Comme le titre l’indique, l’auteur nous parle de son grand-père, et fait même parler son grand-père, mais pas uniquement : c’est toute la famille qui est passée au crible. Attention, ce n’est pas un récit mais une succession de souvenirs, d’anecdotes, de courtes descriptions, d’expressions que l’auteur a dites ou entendues, enfant. L’incipit nous plonge immédiatement dans cette famille un peu particulière où l’excentricité faisait place à des marques de tendresse : « Mon grand-père amenait ses maîtresses chez lui et faisait l’amour avec elles en couchant ma mère dans le même lit. Ma grand-mère, dont c’était le deuxième mari, demanda le divorce. Après avoir fait mine de vouloir se tuer avec un couteau de cuisine, il accepta gentiment. Ma grand-mère se remaria avec un gigolo, et mon grand-père épousa sa secrétaire qui avait trente ans de moins que lui. Comme voyage de noces, il l’envoya en vacances avec ma mère, car ses affaires le retenaient à Paris et qu’il ne pouvait se permettre de prendre du bon temps comme ça. »

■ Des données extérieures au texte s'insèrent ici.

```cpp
typedef struct nbest_layer_offsets {
  int64_t wqkv, bqkv, wo, bo, ln1_g, ln1_b, w1, b1, w2, b2, ln2_g, ln2_b;
} nbest_layer_offsets;
typedef struct nbest_encoder_desc {
  int32_t dtype, B, S, H, L, heads, F;
  int32_t vocab, max_pos, n_types;
  float ln_eps, hidden_drop, attn_drop;
  int64_t word_pad_id, pos_pad_id;
  int64_t off_word, off_pos, off_type, off_emb_ln_g, off_emb_ln_b;
  const nbest_layer_offsets* layers_host;
  uint64_t seed;
  uint32_t drop_stream_base;
  int32_t wgrad_events_n;
  void** wgrad_events;
  const void* w8;
  const float* w8_inv_scale;
  const void* w8t;
  const uint32_t* gamax_prev;
  uint32_t* gamax_new;
  int32_t fp8_bwd;
  int32_t pad2;
  const void* wpk;
  const void* wpkt;
  const void* w8p;
  const void* w8tp;
  const int32_t* word_perm;
  const uint32_t* aamax_prev;
  uint32_t* aamax_new;
  int32_t fp8_act;
  int32_t pad4;
  int32_t first_trainable;
  int32_t no_input_grad;
  const uint8_t* wgrad_skip_host;
  const int64_t* base_ids;
  const float* alpha;
  int32_t no_param_grad;
  int32_t wgrad_group;
} nbest_encoder_desc;
enum { NBEST_WGRAD_GROUP_PLAN = 0, NBEST_WGRAD_GROUP_NEVER = 1, NBEST_WGRAD_GROUP_ALWAYS = 2 };
size_t nbest_encoder_act_bytes(const nbest_encoder_desc* d);
int nbest_encoder_act_view(const nbest_encoder_desc* d, void* act, int layer, void** qkv, float** lse);
size_t nbest_encoder_ws_bytes(const nbest_encoder_desc* d);
int nbest_encoder_wgrad_launches_per_layer(const nbest_encoder_desc* d);
int nbest_encoder_forward(const nbest_encoder_desc* d, const void* wts, const float* prm, const int64_t* ids,
                          const int64_t* seg, const int64_t* pos, const uint8_t* key_mask, void* act,
                          size_t act_bytes, void* ws, size_t ws_bytes, void** hidden_out, nbest_stream_t stream);
int nbest_encoder_backward(const nbest_encoder_desc* d, const void* wts, const void* wts_t, const float* prm, float* grad,
                           const int64_t* ids, const int64_t* seg, const int64_t* pos, const uint8_t* key_mask,
                           void* act, size_t act_bytes, void* dhidden, void* ws, size_t ws_bytes, int accumulate,
                           int layer_begin, int layer_end, int with_embeddings, nbest_stream_t stream);

size_t nbest_encoder_infer_ws_bytes(const nbest_encoder_desc* d);
int nbest_encoder_infer(const nbest_encoder_desc* d, const void* wts, const float* prm, const int64_t* ids, const int64_t* seg,
                        const int64_t* pos, const uint8_t* key_mask, void* ws, size_t ws_bytes, void* cls_out, nbest_stream_t stream);
int nbest_encoder_infer_attn(const nbest_encoder_desc* d, const void* wts, const float* prm, const int64_t* ids, const int64_t* seg,
                             const int64_t* pos, const uint8_t* key_mask, void* ws, size_t ws_bytes, void* cls_out, float* cls_attn,
                             nbest_stream_t stream);

#ifdef __cplusplus
}
#endif
#endif
```

### n-best-asr-transformer_amd/csrc/common.h

```cpp
#pragma once
#include <hip/hip_runtime.h>
#include <stdint.h>
#include <math.h>

#include "../../include/nbest_hip.h"
#include "internal.h"

typedef __bf16 bf16;
typedef __attribute__((ext_vector_type(2))) __bf16 bf16x2;
typedef __attribute__((ext_vector_type(4))) __bf16 bf16x4;
typedef __attribute__((ext_vector_type(8))) __bf16 bf16x8;
typedef __attribute__((ext_vector_type(2))) float f32x2;
typedef __attribute__((ext_vector_type(4))) float f32x4;
typedef __attribute__((ext_vector_type(16))) float f32x16;
typedef __attribute__((ext_vector_type(4))) int i32x4;
typedef __attribute__((ext_vector_type(2))) int i32x2;

#define LDS_PTR(p) ((void __attribute__((address_space(3)))*)(p))

#define NB_CHECK(cond, code, ...)            \
  do {                                       \
    if (!(cond)) {                           \
      nbest_set_error(__VA_ARGS__);          \
      return (code);                         \
// ... 236 lines not shown

struct Fp8Grad {
  uint8_t* out8;
  const uint32_t* amax_prev;
  uint32_t* amax_new;
};
__host__ __device__ __forceinline__ float fp8_pow2_scale(float amax, float target) {
  if (!(amax >= 7.8886e-31f) || !(amax <= 3.0e38f)) return 1.f;
  const float e = floorf(log2f(target / amax));
  return exp2f(e < -100.f ? -100.f : (e > 100.f ? 100.f : e));
}
__host__ __device__ __forceinline__ float fp8_scale_of(float amax) { return fp8_pow2_scale(amax, 224.f); }
__host__ __device__ __forceinline__ float fp8_gscale_of(float amax) { return fp8_pow2_scale(amax, 56.f); }
__device__ __forceinline__ float fp8_grad_scale(const uint32_t* amax_prev) { return amax_prev ? fp8_gscale_of(__uint_as_float(*amax_prev)) : 1.f; }
__host__ __device__ __forceinline__ float fp8_ascale_of(float amax) { return fp8_pow2_scale(amax, 224.f); }
__device__ __forceinline__ float fp8_act_scale(const uint32_t* amax_prev) { return amax_prev ? fp8_ascale_of(__uint_as_float(*amax_prev)) : 1.f; }
constexpr int kAmaxSlots = 16, kAmaxSlotStride = NBEST_AMAX_TENSOR_WORDS / 16;
__device__ __forceinline__ void amax_update(uint32_t* p, float v) {
  p += ((blockIdx.x + 5 * blockIdx.y + 3 * blockIdx.z) & (kAmaxSlots - 1)) * kAmaxSlotStride;
  const uint32_t b = __float_as_uint(v);
  if (b > __hip_atomic_load(p, __ATOMIC_RELAXED, __HIP_MEMORY_SCOPE_AGENT)) atomicMax(p, b);
}

__device__ __forceinline__ uint32_t nb_hash32(uint32_t x) {
  x ^= x >> 16; x *= 0x7feb352dU; x ^= x >> 15; x *= 0x846ca68bU; x ^= x >> 16;
  return x;
}
struct DropCfg {
  uint32_t thr16;
  float scale;
  uint32_t key;
};
__host__ __device__ __forceinline__ uint32_t nb_mix_key(uint64_t seed, uint32_t stream) {
  uint64_t z = seed + 0x9E3779B97F4A7C15ULL * (uint64_t)(stream + 1);
  z = (z ^ (z >> 30)) * 0xBF58476D1CE4E5B9ULL;
  z = (z ^ (z >> 27)) * 0x94D049BB133111EBULL;
  return (uint32_t)(z ^ (z >> 31));
}
__device__ __forceinline__ bool nb_keep(const DropCfg& d, uint32_t idx) {
  const uint32_t h = nb_hash32((idx >> 1) * 0x9E3779B9U + d.key);
  const uint32_t u = (idx & 1) ? (h >> 16) : (h & 0xFFFFu);
  return u >= d.thr16;
}
__device__ __forceinline__ uint32_t nb_keep2(const DropCfg& d, uint32_t idx) {
  const uint32_t h = nb_hash32((idx >> 1) * 0x9E3779B9U + d.key);
  return ((h & 0xFFFFu) >= d.thr16 ? 1u : 0u) | ((h >> 16) >= d.thr16 ? 2u : 0u);
}
__device__ __forceinline__ uint32_t nb_keep4(const DropCfg& d, uint32_t idx) {
  const uint32_t h0 = nb_hash32((idx >> 1) * 0x9E3779B9U + d.key);
  const uint32_t h1 = nb_hash32(((idx >> 1) + 1) * 0x9E3779B9U + d.key);
  return ((h0 & 0xFFFFu) >= d.thr16 ? 1u : 0u) | ((h0 >> 16) >= d.thr16 ? 2u : 0u) |
         ((h1 & 0xFFFFu) >= d.thr16 ? 4u : 0u) | ((h1 >> 16) >= d.thr16 ? 8u : 0u);
}
static inline DropCfg make_drop(float p, uint64_t seed, uint32_t stream) {
  DropCfg d;
  uint32_t thr = (p <= 0.f) ? 0u : (uint32_t)lrintf(p * 65536.0f);
  if (thr > 65535u) thr = 65535u;
  d.thr16 = thr;
  d.scale = 65536.0f / (float)(65536u - thr);
  d.key = nb_mix_key(seed, stream);
  return d;
}
```

### n-best-asr-transformer_amd/csrc/encoder.hip

```cpp
#include <algorithm>

#include "common.h"

namespace {

static inline size_t al(size_t x) { return (x + 255) & ~(size_t)255; }
static inline size_t take(size_t& o, size_t bytes) { const size_t at = o; o += bytes; return at; }

struct Sizes {
  size_t esz, MH, MF, M3H, MH8, MF8, st, lse;
  int64_t M;
};

static Sizes sizes(const nbest_encoder_desc* d) {
  Sizes z;
  z.esz = d->dtype == NBEST_BF16 ? 2 : 4;
  z.M = (int64_t)d->B * d->S;
  const size_t MHe = (size_t)z.M * d->H, MFe = (size_t)z.M * d->F;
  z.MH = al(MHe * z.esz); z.MF = al(MFe * z.esz); z.M3H = al(3 * MHe * z.esz);
  z.MH8 = al(MHe); z.MF8 = al(MFe);
  z.st = al((size_t)z.M * 2 * sizeof(float));
  z.lse = al((size_t)d->B * d->heads * d->S * sizeof(float));
  return z;
}

struct ActLayout {
  size_t X, emb_stats, layer0, layer_stride;
  size_t o_qkv, o_ctx, o_lse, o_r1, o_st1, o_x1, o_u, o_hact, o_r2, o_st2;
  size_t o_x8, o_ctx8, o_x18, o_h8;
  size_t o_keep, keep_bytes;
  size_t total;
  int K;
};

static int first_trainable(const nbest_encoder_desc* d) { return d->first_trainable < 0 ? 0 : (d->first_trainable > d->L ? d->L : d->first_trainable); }

static ActLayout act_layout(const nbest_encoder_desc* d, const Sizes& z) {
  ActLayout a;
  const bool bf16 = d->dtype == NBEST_BF16;
  a.K = first_trainable(d);
  size_t o = 0, p = 0;
  a.X = take(o, (size_t)(d->L + 1 - a.K) * z.MH);
  a.emb_stats = take(o, a.K ? 0 : z.st);
  a.layer0 = o;
  a.o_qkv = take(p, z.M3H); a.o_ctx = take(p, z.MH); a.o_lse = take(p, z.lse);
  a.o_r1 = take(p, z.MH); a.o_st1 = take(p, z.st); a.o_x1 = take(p, z.MH);
  a.o_u = take(p, bf16 ? z.MF8 : z.MF);
  a.o_hact = take(p, z.MF); a.o_r2 = take(p, z.MH); a.o_st2 = take(p, z.st);
  a.keep_bytes = bf16 ? nbest_internal_attention_keep_bytes(d->B, d->S, d->heads) : 0;
  a.o_keep = take(p, al(a.keep_bytes));
  a.o_x8 = a.o_ctx8 = a.o_x18 = a.o_h8 = 0;
  if (d->w8) {
    a.o_x8 = take(p, z.MH8); a.o_ctx8 = take(p, z.MH8); a.o_x18 = take(p, z.MH8); a.o_h8 = take(p, z.MF8);
  }
  a.layer_stride = p;
  a.total = o + (size_t)(d->L - a.K) * p;
  return a;
}

struct WsLayout {
  size_t dR, dRd, dB1, dctx, dBig, dqkv, red, slab, slab_bytes, red_bytes, emb, emb_bytes, f8, f8_bytes, total;
  size_t gset[2][4];
  size_t fz_x0, fz_x1, fz_emb_stats, fz_lse, fz_st1, fz_st2, fz_u;
};

static nbest_gemm_args wgrad_args(int dtype, int64_t rows, int64_t cols, int64_t tokens) {
  nbest_gemm_args g = {};
  g.M = rows; g.N = cols; g.K = tokens; g.lda = rows; g.ldb = cols; g.ldc = cols;
  g.trans_a = g.trans_b = 1; g.epilogue = NBEST_EPI_F32_SPLITK; g.dtype = dtype;
  return g;
}

static size_t wgrad_pair_bytes(const nbest_encoder_desc* d, bool fp8) {
  const int64_t H = d->H, M = (int64_t)d->B * d->S;
  if (fp8) return nbest_wgrad_fp8_pair_ws_bytes(3 * H, H, H, M);
  const nbest_gemm_args g1 = wgrad_args(NBEST_BF16, 3 * H, H, M), g2 = wgrad_args(NBEST_BF16, H, H, M);
  return nbest_wgrad_pair_ws_bytes(&g1, &g2);
}

static size_t max_splitk_bytes(const nbest_encoder_desc* d, int64_t M) {
  size_t mx = 0;
  const int64_t shapes[4][2] = {{3 * (int64_t)d->H, d->H}, {d->H, d->H}, {d->F, d->H}, {d->H, d->F}};
  for (int i = 0; i < 4; ++i) {
    const nbest_gemm_args g = wgrad_args(d->dtype, shapes[i][0], shapes[i][1], M);
    mx = std::max(mx, nbest_gemm_ws_bytes(&g));
    if (d->dtype == NBEST_BF16 && shapes[i][0] % 256 == 0 && shapes[i][1] % 256 == 0)
      mx = std::max(mx, nbest_wgrad_fp8_ws_bytes(shapes[i][0], shapes[i][1], M));
  }
// ... 73 lines not shown
  if (d->dtype == NBEST_BF16)
    NB_CHECK(d->H % 128 == 0 && d->F % 128 == 0, NBEST_ERR_SHAPE, "encoder(bf16): H and F must be multiples of 128");
  if (d->w8) NB_CHECK(d->dtype == NBEST_BF16 && d->w8_inv_scale && d->H % 256 == 0 && d->H <= 1024 && d->F % 256 == 0, NBEST_ERR_SHAPE,
                      "encoder(fp8 forward): needs the bf16 path, inverse scales and H, F multiples of 256");
  NB_CHECK(0 <= d->first_trainable && d->first_trainable <= d->L, NBEST_ERR_ARG, "encoder: first_trainable %d outside [0, L=%d]",
           d->first_trainable, d->L);
  NB_CHECK(!d->base_ids == !d->alpha, NBEST_ERR_ARG, "encoder: interpolated embeddings need both base_ids and alpha (or neither)");
  return NBEST_OK;
}

struct Ptrs {
  const char* wts;
  const float* prm;
  size_t esz;
  const void* W(int64_t off) const { return wts + (size_t)off * esz; }
  const float* P(int64_t off) const { return prm + off; }
};

#define RUN(x) do { int rc__ = (x); if (rc__) return rc__; } while (0)

static nbest_gemm_args gemm_nt(int dtype, const void* A, const void* B, void* C, int64_t M, int64_t N, int64_t K) {
  nbest_gemm_args g = {};
  g.A = A; g.B = B; g.C = C; g.dtype = dtype;
  g.M = M; g.N = N; g.K = K; g.lda = K; g.ldb = K; g.ldc = N;
  return g;
}

static void use_packed(nbest_gemm_args& g, const void* arena, int64_t off) {
  if (!arena || g.dtype != NBEST_BF16 || g.trans_a || g.trans_b) return;
  g.B_packed = (const char*)arena + off * 2;
  g.b_pack_bn = nbest_pack_bn(g.N);
}
static void use_packed(nbest_gemm_fp8_args& g, const void* arena, int64_t off) {
  if (!arena) return;
  g.B_packed = (const uint8_t*)arena + off;
  g.b_pack_bn = nbest_pack_bn_fp8(g.N, g.K);
}

struct GemmPass {
  int dtype; int64_t M; nbest_stream_t stream;
  uint64_t seed;
  Ptrs W; const void* packed; bool b_kn;
  bool fp8; const void *w8, *w8_packed; const float* inv_scale; const uint32_t* amax_prev; uint32_t* amax_new;
  void* colsum_ws; size_t colsum_ws_bytes; int accumulate;
};
struct GemmOp {
  const void* A; const uint8_t* A8; int a_idx;
  int64_t w_off; int mat;
  void* C; int64_t N, K; int epilogue;
  const float* bias;
  const void* R; float drop_p; uint32_t drop_stream;
  void* U; float* colsum;
  uint8_t* C8; int c_idx;
};

static int layer_gemm(const GemmPass& c, const GemmOp& o) {
  if (c.fp8) {
    nbest_gemm_fp8_args g = {};
    g.A = o.A8; g.B = (const uint8_t*)c.w8 + o.w_off; g.C = o.C; g.bias = o.bias; g.R = o.R; g.U = o.U; g.C8 = o.C8;
    g.M = c.M; g.N = o.N; g.K = o.K;
    g.lda = g.ldb = o.K; g.ldc = g.ldr = g.ldu = g.ldc8 = o.N;
    use_packed(g, c.w8_packed, o.w_off);
    g.epilogue = o.epilogue; g.out_scale = 1.f; g.out_scale_dev = c.inv_scale + o.mat;
    g.drop_p = o.drop_p; g.drop_stream = o.drop_stream; g.seed = c.seed;
    g.a_amax = c.amax_prev + o.a_idx;
    if (o.C8) {
      g.c8_amax_prev = c.amax_prev + o.c_idx;
      g.c8_amax_new = c.amax_new ? c.amax_new + (int64_t)o.c_idx * NBEST_AMAX_TENSOR_WORDS : nullptr;
    }
    g.colsum_out = o.colsum; g.colsum_accumulate = c.accumulate; g.ws = c.colsum_ws; g.ws_bytes = c.colsum_ws_bytes;
    return nbest_gemm_fp8(&g, c.stream);
  }
  nbest_gemm_args g = gemm_nt(c.dtype, o.A, c.W.W(o.w_off), o.C, c.M, o.N, o.K);
  if (c.b_kn) { g.trans_b = 1; g.ldb = o.N; }
  g.epilogue = o.epilogue; g.bias = o.bias;
  if (o.R) { g.R = o.R; g.ldr = o.N; }
  if (o.epilogue == NBEST_EPI_BIAS_DROP_RES) { g.drop_p = o.drop_p; g.drop_stream = o.drop_stream; g.seed = c.seed; }
  if (o.epilogue == NBEST_EPI_BIAS_GELU || o.epilogue == NBEST_EPI_DGELU) { g.U = o.U; g.ldu = o.N; }
  if (o.epilogue == NBEST_EPI_DGELU) {
    g.colsum_out = o.colsum; g.colsum_accumulate = g.accumulate = c.accumulate; g.ws = c.colsum_ws; g.ws_bytes = c.colsum_ws_bytes;
  }
  use_packed(g, c.packed, o.w_off);
  return nbest_gemm(&g, c.stream);
}
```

Sans doute totalement autobiographique, ces courts paragraphes semblent avoir un seul objectif : rendre hommage à la famille, aux parents et grands-parents qui ont construit l’auteur, mot par mot, geste par geste, à coup de cadeaux, de colères, d’erreurs, de rires. Et finalement, on se retrouve dans ces petits riens qui font toute la différence. Chaque famille a ses habitudes, ses objets fétiches, ses personnages farfelus, ses phrases rituelles, ses manies. Un joli petit livre qui réclame qu’on s’en souvienne.

« Mon grand-père était très sévère sur la façon de se tenir à table. Il faisait des yeux exorbités si nous agitions nos couverts en parlant. »

« Je ne comprenais pas pourquoi on disait changer d’avis comme deux chemises. »

« Ma mère se souvenait de toutes les poésies qu’elle avait apprises en cours. »

 

« Un jour, en traversant la rue de la Chaussée d’Antin, mon père m’a dit qu’il était riche de cœur. »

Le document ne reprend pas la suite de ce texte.